Dans cette ère de plus en plus numérique, nos systèmes démocratiques ouverts et nos processus électoraux sont sans cesse confrontés à de nouveaux défis auxquels ils doivent s’adapter. La Commission est intervenue pour faire face au risque d’ingérence extérieure de la part de ceux qui veulent diviser et déstabiliser l’UE. Des mesures sans précédent, faisant l’objet d’une coordination entre les institutions européennes et les États membres et visant à assurer la participation des citoyens et à leur donner des moyens d’agir, à accroître la confiance et la résilience, à effectuer un travail de sensibilisation et à prévenir les menaces pesant sur le processus électoral, ont été mises en place, notamment dans le cadre du nouveau réseau européen de coopération en matière d’élections. Une grande vigilance a été exercée et une activité en ligne considérable a été observée, mais aucune attaque coordonnée à grande échelle n’a été détectée jusqu’à présent. Les citoyens de l’Union semblent davantage convaincus maintenant qu’avant les élections du caractère libre et régulier des élections dans l’UE.
Les défis auxquels la démocratie européenne doit faire face demeurent. Des efforts supplémentaires sont nécessaires dans la perspective des élections de 2024. La Commission présentera, d’ici fin 2020, un plan d’action pour la démocratie européenne destiné à améliorer la résilience de nos démocraties et à lutter contre les menaces d’ingérence extérieure.

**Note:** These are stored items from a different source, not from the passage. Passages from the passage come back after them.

@@ -208,9 +226,26 @@
         hook.builtin = true;
     }
     std::vector<ColumnDesc> cols = columns_of(d, num);
-    commit_columns(ctx, out_commitments, out_partials, cols, gens_ptr,
+    const Normalizing norm(ctx, n && generators_dev, &hook.invalid);
+    commit_columns(norm.ctx, out_commitments, out_partials, cols, gens_ptr,
                    n && !generators_dev && !hook.builtin, num_ranges, &hook);
   }
+  struct Normalizing {
+    EngineCtx ctx;
+    u32* flag = nullptr;
+    Normalizing(const EngineCtx& c, bool ingests, u32** hook_invalid) : ctx(c) {
+      if (C::kCurveId != kRistretto255 || !ingests || !c.opt.normalize_gens)
+        return;
+      flag = (u32*)dev_alloc(sizeof(u32), c.s);
+      dev_zero(flag, sizeof(u32), c.s);
+      *hook_invalid = flag;
+      ctx.opt.gens_normalized = 1u;
+      ctx.opt.unit_veto = flag;
+    }
+    ~Normalizing() { dev_free(flag, ctx.s); }
+    Normalizing(const Normalizing&) = delete;
+    Normalizing& operator=(const Normalizing&) = delete;
+  };
 
   static void commit_device_offsets(const EngineCtx& ctx, void* out_commitments,
                                     void* out_partials, uint32_t num,
@@ -235,7 +270,8 @@
     std::vector<ColumnDesc> cols = columns_of(d, num);
     for (uint32_t j = 0; j < num; ++j)
       cols[j].gen_base = builtin_table && d[j].n && offsets ? (u32)offsets[j] : layout.base[j];
-    commit_columns(ctx, out_commitments, out_partials, cols,
+    const Normalizing norm(ctx, layout.total && generators_dev, &hook.invalid);
+    commit_columns(norm.ctx, out_commitments, out_partials, cols,
                    builtin_table ? (const Gen*)ctx.builtin : gens.p, builtin_table, num_ranges,
                    &hook);
   }
diff --git a/blitzar_b200/csrc/engine_api.cuh b/blitzar_b200/csrc/engine_api.cuh
--- a/blitzar_b200/csrc/engine_api.cuh
+++ b/blitzar_b200/csrc/engine_api.cuh
@@ -23,6 +23,8 @@
   int range_skew = 0;
   u32 uniform_add = 2;
   u32 gens_normalized = 0;
+  const u32* unit_veto = nullptr;
+  u32 normalize_gens = 1;
   u32 lane_tail = 1;
   u32 scatter_window_major = 0;
   u32 sort_path = 1;
diff --git a/blitzar_b200/csrc/msm.cuh b/blitzar_b200/csrc/msm.cuh
--- a/blitzar_b200/csrc/msm.cuh
+++ b/blitzar_b200/csrc/msm.cuh
@@ -544,9 +544,23 @@
 
 template <class C> struct FillIdentityBody {
   static constexpr int kBlock = 256;
-  typename C::Point* p;
-  B200_HD void operator()(u64 t) const { p[t] = C::identity(); }
-};
+  static constexpr u32 kChunks = sizeof(typename C::Point) / 16;
+  static_assert(sizeof(typename C::Point) % 16 == 0, "points are made of 16-byte aligned fields");
+  uint4* p;
+  B200_HD void operator()(u64 t) const {
+    const typename C::Point id = C::identity();
+    const u32 k = (u32)(t % kChunks);
+    uint4 v = ((const uint4*)&id)[0];
+#pragma unroll
+    for (u32 j = 1; j < kChunks; ++j)
+      if (j == k)
+        v = ((const uint4*)&id)[j];
+    p[t] = v;
+  }
+};
+template <class C> inline void fill_identity(stream_t s, typename C::Point* p, u64 n) {
+  launch(FillIdentityBody<C>{(uint4*)p}, n * FillIdentityBody<C>::kChunks, s);
+}
 
 template <class C> struct MergeBucketsBody {
   static constexpr int kBlock = 128;
@@ -564,13 +578,15 @@
   }
 };
 
-template <class C, bool kGather, class X = SeqExec, bool kUniform = false> struct AccumulateBody {
+template <class C, bool kGather, class X = SeqExec, bool kUniform = false, bool kUnitZ = false>
+struct AccumulateBody {
   static constexpr int kBlock = 128;
   static constexpr int kMinBlocks = !kGather ? 1 : (C::F::N > 8 ? 2 : 3);
   typedef typename C::Point Point;
+  typedef typename C::Gen Gen;
   const u32* keys;
   const u64* entries;
-  const typename C::Gen* gens;
+  const Gen* gens;
   const Point* pieces;
   const u32* m_ptr;
   u32 K;
@@ -579,7 +595,7 @@
   u32* out_keys;
   Point* out_pieces;
   u32* out_m_ptr;
-  u32 unit_z;
+  const u32* unit_veto;
 
   B200_HD void put_bucket(u32 key, const Point& acc, bool writer) const {
     if (writer)
@@ -599,6 +615,72 @@
       else
         C::template add<X>(acc, acc, pieces[i]);
     }
+  }
+  template <bool kUnit> B200_HD Gen load_gen(u32 idx) const {
+    if constexpr (kUnit)
+      return C::load_unit_gen(gens + idx);
+    else
+      return gens[idx];
+  }
+  template <bool kUnit>
+  B200_HD void gather_walk(u64 t, u64 b, u64 e, bool writer, u32& cur, Point& acc,
+                           bool& first_seg) const {
+    u64 ent = entries[b];
+    Gen g = load_gen<kUnit>((u32)ent >> 1);
+    cur = (u32)(ent >> 32);
+    struct {
+      Point p;
+      B200_HD void start(const Gen& g, bool negate) { C::gen_to_point(p, g, negate); }
+      B200_HD void add(const Gen& g, bool negate) {
+        C::template add_gen<X>(p, p, g, negate, kUnit);
+      }
+      B200_HD void get(Point& out) const { out = p; }
+    } ga;
+    for (u64 i = b; i < e; ++i) {
+      u64 ent_n = ent;
+      Gen g_n = g;
+      if (i + 1 < e) {
+        ent_n = entries[i + 1];
+        g_n = load_gen<kUnit>((u32)ent_n >> 1);
+      }
+      const u32 k = (u32)(ent >> 32);
+      const bool negate = ((u32)ent & 1u) != 0;
+      if (kUniform) {
+        if (i == b) {
+          ga.p = C::identity();
+        } else if (k != cur) {
+          ga.get(acc);
+          if (final_level || !first_seg) {
+            put_bucket(cur, acc, writer);
+          } else if (writer) {
+            out_keys[2 * t] = cur;
+            out_pieces[2 * t] = acc;
+          }
+          first_seg = false;
+          cur = k;
+          ga.p = C::identity();
+        }
+        ga.add(g, negate);
+      } else if (i == b) {
+        ga.start(g, negate);
+      } else if (k == cur) {
+        ga.add(g, negate);
+      } else {
+        ga.get(acc);
+        if (final_level || !first_seg) {
+          put_bucket(cur, acc, writer);
+        } else if (writer) {
+          out_keys[2 * t] = cur;
+          out_pieces[2 * t] = acc;
+        }
+        first_seg = false;
+        cur = k;
+        ga.start(g, negate);
+      }
+      ent = ent_n;
+      g = g_n;
+    }
+    ga.get(acc);
   }
   B200_HD void operator()(u64 tid) const {
     const u64 t = tid / X::kLanes;
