template <int H, int NW, int NV0, int NS2, int CHQ, int PAD, int MODE, int XD = 4, bool PF4 = false>
__global__ void __launch_bounds__(NW * 64) lstm_static4_kernel(const LstmParams p) {
  FNSSL_GUARDED_KERNEL(p);
  constexpr int NS = H / 16, NP = NS / 4;
  constexpr int NB = NV0 + NS;
  constexpr bool HAS2 = (MODE & kHas2) != 0, SUM = (MODE & kSum) != 0;
  static_assert(!(MODE & kHas1) && HAS2 == (NS2 > 0) && NS % 4 == 0 && NS2 <= 1, "modes");
  constexpr int QPS = 1 + NV0 + NS2 + NS;
  constexpr int VQ = QPS + PAD;
  static_assert(VQ % CHQ == 0, "chunks must tile the (padded) slice quad");
  constexpr int CH = 16 * CHQ;
  constexpr int M = (CH + NW - 1) / NW;
  static_assert(NB % XD == 0 && XD <= NV0, "the operand ring depth must divide the block count");
  static_assert(PAD < CHQ, "a chunk of padding only would have no operand load to count the DMA by");
  extern __shared__ __attribute__((aligned(16))) char smem[];

  const int lane = threadIdx.x & 63;
  const int n = lane & 15, g = lane >> 4;
  const int w = __builtin_amdgcn_readfirstlane((int)(threadIdx.x >> 6));
  const int dir = blockIdx.x / p.wgs_per_dir;
  const int wg = blockIdx.x - dir * p.wgs_per_dir;
  const int task = p.task0 + wg * NW + w;
  int q = task * 16 + n;
  const bool valid = q < p.nseq && task < p.task1;
  if (q >= p.nseq) q = p.nseq - 1;
  const long long qo = q / p.q_inner, qi = q - qo * p.q_inner;

  unsigned vo0 = 0, vo2 = 0, voo = 0, vok = 0, voo2 = 0;
  const rsrc_t rx0 = split_addr(p.src0.p, qo * p.src0.so + qi * p.src0.si, 4 * g, vo0);
  const rsrc_t rx2 = HAS2 ? split_addr(p.src2.p, qo * p.src2.so + qi * p.src2.si, g, vo2) : rx0;
  const rsrc_t rsk = SUM ? split_addr(p.skip.p, qo * p.skip.so + qi * p.skip.si, dir * H + 4 * g, vok) : rx0;
  const rsrc_t ro = split_addr(p.out, qo * p.out_so + qi * p.out_si, dir * H + 4 * g, voo);
  const rsrc_t ro2 = SUM ? split_addr(p.out_sum, qo * p.out_so + qi * p.out_si, dir * H + 4 * g, voo2) : ro;
  const rsrc_t rzero = __builtin_amdgcn_make_buffer_rsrc(const_cast<float*>(p.out), 0, 0, 0x00020000);
  const rsrc_t rc = make_rsrc(cell_record<NS>(p.cscratch, p.ntasks, dir, task < p.task1 ? task : p.ntasks + w));
  const rsrc_t rw = make_rsrc(p.wpack[dir]);
  const unsigned st0 = (unsigned)(p.src0.st * 4), st2 = HAS2 ? (unsigned)(p.src2.st * 4) : 0u;
  const unsigned sto = (unsigned)(p.out_st * 4), stk = SUM ? (unsigned)(p.skip.st * 4) : 0u;
  const unsigned vlane = lane * 16;
  const bool rev = dir == 1;

  const unsigned lds0 = (unsigned)(uintptr_t)smem;
  char* const lds_rd = smem + lane * 16;
  int dslot = 0, rslot = 0;
  int src_rec = 0;
  int src_vq = 0;
  auto issue_dma = [&]() {
#pragma unroll
    for (int m = 0; m < M; ++m) {
      const int r = w + m * NW;
      if (r < CH && src_vq * 16 + r < QPS * 16) {
        const unsigned soff = (unsigned)(src_rec + r) * 1024u;
        const unsigned ld = lds0 + (unsigned)(dslot * CH + r) * 1024u;
        asm volatile("s_mov_b32 m0, %2\n\ts_nop 0\n\tbuffer_load_dwordx4 %0, %1, %3 offen lds" ::"v"(vlane), "s"(rw),
                     "s"(__builtin_amdgcn_readfirstlane(ld)), "s"(__builtin_amdgcn_readfirstlane(soff))
                     : "memory");
      }
    }
    dslot ^= 1;
    src_vq += CHQ;
    src_rec += CH;
    if (src_vq == VQ) {
      src_vq = 0;
      src_rec -= PAD * 16;
      if (src_rec == NP * QPS * 16) src_rec = 0;
    }
  };
  issue_dma();
  asm volatile("s_waitcnt vmcnt(0)\n\ts_barrier" ::: "memory");
  issue_dma();
  const char* cb = lds_rd;
  auto rec = [&](auto ql, int j) { return *reinterpret_cast<const v4f*>(cb + decltype(ql)::value * 16384 + j * 1024); };
  v4f a0 = rec(ic<0>{}, 0), a1 = rec(ic<0>{}, 1);

  const v4f zero4 = v4f{0.f, 0.f, 0.f, 0.f};
  v4f acc[4][4];

  auto ring_step = [&](auto qi_c) {
    constexpr int QL = decltype(qi_c)::value % CHQ;
    if constexpr (QL + 1 < CHQ) {
      a0 = rec(ic<QL + 1>{}, 0);
      a1 = rec(ic<QL + 1>{}, 1);
    }
  };
  auto ring_end = [&](auto qi_c) {
    constexpr int QI = decltype(qi_c)::value, QL = QI % CHQ;
    if constexpr (QL + 1 == CHQ) {
      constexpr int K = static4_blocks_in_chunk(QI, CHQ, NV0, NS2, NS);
#ifdef FNSSL_BUILD_ABLATE
      asm volatile("s_waitcnt vmcnt(0)" ::: "memory");
#else
      if constexpr (K >= 3)
        asm volatile("s_waitcnt vmcnt(3)" ::: "memory");
      else if constexpr (K == 2)
        asm volatile("s_waitcnt vmcnt(2)" ::: "memory");
      else if constexpr (K == 1)
        asm volatile("s_waitcnt vmcnt(1)" ::: "memory");
      else
        asm volatile("s_waitcnt vmcnt(0)" ::: "memory");
#endif
      asm volatile("s_waitcnt lgkmcnt(0)\n\ts_barrier" ::: "memory");
      issue_dma();
      rslot ^= 1;
      cb = lds_rd + rslot * (CH * 1024);
      a0 = rec(ic<0>{}, 0);
      a1 = rec(ic<0>{}, 1);
    }
  };
#define SQUAD4(QI, B0, B1, B2, B3)                                                \
  do {                                                                            \
    const v4f a2_ = rec(ic<(QI) % CHQ>{}, 2), a3_ = rec(ic<(QI) % CHQ>{}, 3);     \
    __builtin_amdgcn_sched_barrier(0);                                            \
    MFMA4(acc[0], a0, B0);                                                        \
    MFMA4(acc[0], a1, B1);                                                        \
    const v4f b0_ = rec(ic<(QI) % CHQ>{}, 4), b1_ = rec(ic<(QI) % CHQ>{}, 5);     \
    __builtin_amdgcn_sched_barrier(0);                                            \
    MFMA4(acc[0], a2_, B2);                                                       \
    MFMA4(acc[0], a3_, B3);                                                       \
    const v4f b2_ = rec(ic<(QI) % CHQ>{}, 6), b3_ = rec(ic<(QI) % CHQ>{}, 7);     \
    __builtin_amdgcn_sched_barrier(0);                                            \
    MFMA4(acc[1], b0_, B0);                                                       \
    MFMA4(acc[1], b1_, B1);                                                       \
    const v4f c0_ = rec(ic<(QI) % CHQ>{}, 8), c1_ = rec(ic<(QI) % CHQ>{}, 9);     \
    __builtin_amdgcn_sched_barrier(0);                                            \
    MFMA4(acc[1], b2_, B2);                                                       \
    MFMA4(acc[1], b3_, B3);                                                       \
    const v4f c2_ = rec(ic<(QI) % CHQ>{}, 10), c3_ = rec(ic<(QI) % CHQ>{}, 11);   \
    __builtin_amdgcn_sched_barrier(0);                                            \
    MFMA4(acc[2], c0_, B0);                                                       \
    MFMA4(acc[2], c1_, B1);                                                       \
    const v4f d0_ = rec(ic<(QI) % CHQ>{}, 12), d1_ = rec(ic<(QI) % CHQ>{}, 13);   \
    __builtin_amdgcn_sched_barrier(0);                                            \
    MFMA4(acc[2], c2_, B2);                                                       \
    MFMA4(acc[2], c3_, B3);                                                       \
    const v4f d2_ = rec(ic<(QI) % CHQ>{}, 14), d3_ = rec(ic<(QI) % CHQ>{}, 15);   \
    __builtin_amdgcn_sched_barrier(0);                                            \
    MFMA4(acc[3], d0_, B0);                                                       \
    MFMA4(acc[3], d1_, B1);                                                       \
    ring_step(ic<(QI)>{});                                                        \
    __builtin_amdgcn_sched_barrier(0);                                            \
    MFMA4(acc[3], d2_, B2);                                                       \
    MFMA4(acc[3], d3_, B3);                                                       \
    ring_end(ic<(QI)>{});                                                         \
  } while (0)
#define SQUAD4_1(QI, B0)                                                                          \
  do {                                                                                            \
    const v4f b0_ = rec(ic<(QI) % CHQ>{}, 4), c0_ = rec(ic<(QI) % CHQ>{}, 8), d0_ = rec(ic<(QI) % CHQ>{}, 12); \
    MFMA4(acc[0], a0, B0);                                                                        \
    MFMA4(acc[1], b0_, B0);                                                                       \
    MFMA4(acc[2], c0_, B0);                                                                       \
    MFMA4(acc[3], d0_, B0);                                                                       \
    ring_step(ic<(QI)>{});                                                                        \
    ring_end(ic<(QI)>{});                                                                         \
  } while (0)

  v4f br[XD];
  {
    const unsigned tt0 = rev ? p.nsteps - 1 : 0;
    static_for<XD>([&](auto v) { br[v.value] = bld4(rx0, vo0, tt0 * st0 + 64 * v.value); });
  }

  for (int step = 0; step < p.nsteps; ++step) {
    const unsigned tt = rev ? p.nsteps - 1 - step : step;
    const unsigned ttn = step + 1 < p.nsteps ? (rev ? tt - 1 : tt + 1) : tt;
    const unsigned o0 = tt * st0, o2 = tt * st2, oo = tt * sto, ok = tt * stk;
    const unsigned op = (rev ? tt + 1 : tt - 1) * sto;
    const rsrc_t rh = step > 0 ? ro : rzero;
    float xs2 = 0.f;
    if (NS2) xs2 = bld1(rx2, vo2, o2);

    for (int pr = 0; pr < NP; ++pr) {
      const int s0 = 4 * pr;
#ifdef FNSSL_BUILD_ABLATE
      const bool skip_ring = (p.ablate & 2) != 0;
#else
      constexpr bool skip_ring = false;
#endif
      v4f cprev = zero4, skipv = zero4;
      v4f cpf[PF4 ? 4 : 1], skf[PF4 ? 4 : 1];
      if constexpr (PF4) static_for<4>([&](auto s_) { cpf[s_.value] = zero4; skf[s_.value] = zero4; });
      const bool last = pr + 1 == NP;
      const unsigned nx = (last ? ttn : tt) * st0;
      acc[0][0] = a0;
      acc[0][1] = a1;
      static_for<14>([&](auto j) {
        constexpr int J = decltype(j)::value + 2;
        acc[J / 4][J % 4] = rec(ic<0>{}, J);
      });
      ring_step(ic<0>{});
      ring_end(ic<0>{});
      static_for<NB>([&](auto bc) {
        constexpr int B = decltype(bc)::value;
        constexpr int QI = B < NV0 ? 1 + B : 1 + NS2 + B;
        if constexpr (NS2 > 0 && B == NV0) SQUAD4_1(1 + NV0, xs2);
        const v4f ob = br[B % XD];
        constexpr int BN = (B + XD) % NB;
        if (!skip_ring) {
          if constexpr (B + XD < NB) {
            if constexpr (BN < NV0)
              br[B % XD] = bld4(rx0, vo0, o0 + 64 * BN);
            else
              br[B % XD] = bld4(rh, voo, op + 64 * (BN - NV0));
          } else {
            static_assert(BN < NV0, "the wrapped requests are input blocks");
            br[B % XD] = bld4(rx0, vo0, nx + 64 * BN);
          }
        }
        if constexpr (!PF4 && B == NB - 4) {
          if (step > 0) cprev = bld4(rc, vlane, s0 * 1024);
          if (SUM) skipv = bld4(rsk, vok, ok + 64 * s0);
        }
        if constexpr (PF4 && B == NB - 3) {
          static_for<4>([&](auto s_) {
            constexpr int S = decltype(s_)::value;
            if (step > 0) cpf[S] = bld4(rc, vlane, (s0 + S) * 1024);
            if (SUM) skf[S] = bld4(rsk, vok, ok + 64 * (s0 + S));
          });
        }
        SQUAD4(QI, ob.x, ob.y, ob.z, ob.w);
      });
      static_for<PAD>([&](auto u) {
        ring_step(ic<QPS + decltype(u)::value>{});
        ring_end(ic<QPS + decltype(u)::value>{});
      });
      static_for<4>([&](auto sc) {
        constexpr int S = decltype(sc)::value;
        const v4f ig = sigmoid4(acc[S][0]), fg = sigmoid4(acc[S][1]), gg = tanh4(acc[S][2]), og = sigmoid4(acc[S][3]);
        v4f cp_cur = cprev, sk_cur = skipv;
        if constexpr (PF4) {
          cp_cur = cpf[S];
          sk_cur = skf[S];
        } else if constexpr (S < 3) {
          if (step > 0) cprev = bld4(rc, vlane, (s0 + S + 1) * 1024);
          if (SUM) skipv = bld4(rsk, vok, ok + 64 * (s0 + S + 1));
        }
        const v4f cn = cell4(fg, cp_cur, ig, gg);
        v4f hn = mul_rn4(og, tanh4(cn));
        asm("" : "+v"(hn.x), "+v"(hn.y), "+v"(hn.z), "+v"(hn.w));
        bst4(cn, rc, vlane, (s0 + S) * 1024);
        if (valid) {
          bst4(hn, ro, voo, oo + 64 * (s0 + S));
          if (SUM) bst4(add_rn4(hn, sk_cur), ro2, voo2, oo + 64 * (s0 + S));
        }
      });
    }
  }
  asm volatile("s_waitcnt vmcnt(0)" ::: "memory");
#undef SQUAD4
#undef SQUAD4_1
}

Les défis à relever nécessitent une approche globale, qui respecte l’équilibre des pouvoirs au sein des systèmes démocratiques et garantit que tous les droits fondamentaux, y compris le droit aux élections libres au scrutin secret, les libertés d’expression et d’association, ainsi que les garanties procédurales, sont respectés.
Le dialogue avec les partenaires internationaux concernés continuera d’être encouragé en ce qui concerne l’échange des meilleures pratiques en faveur de systèmes électoraux résilients.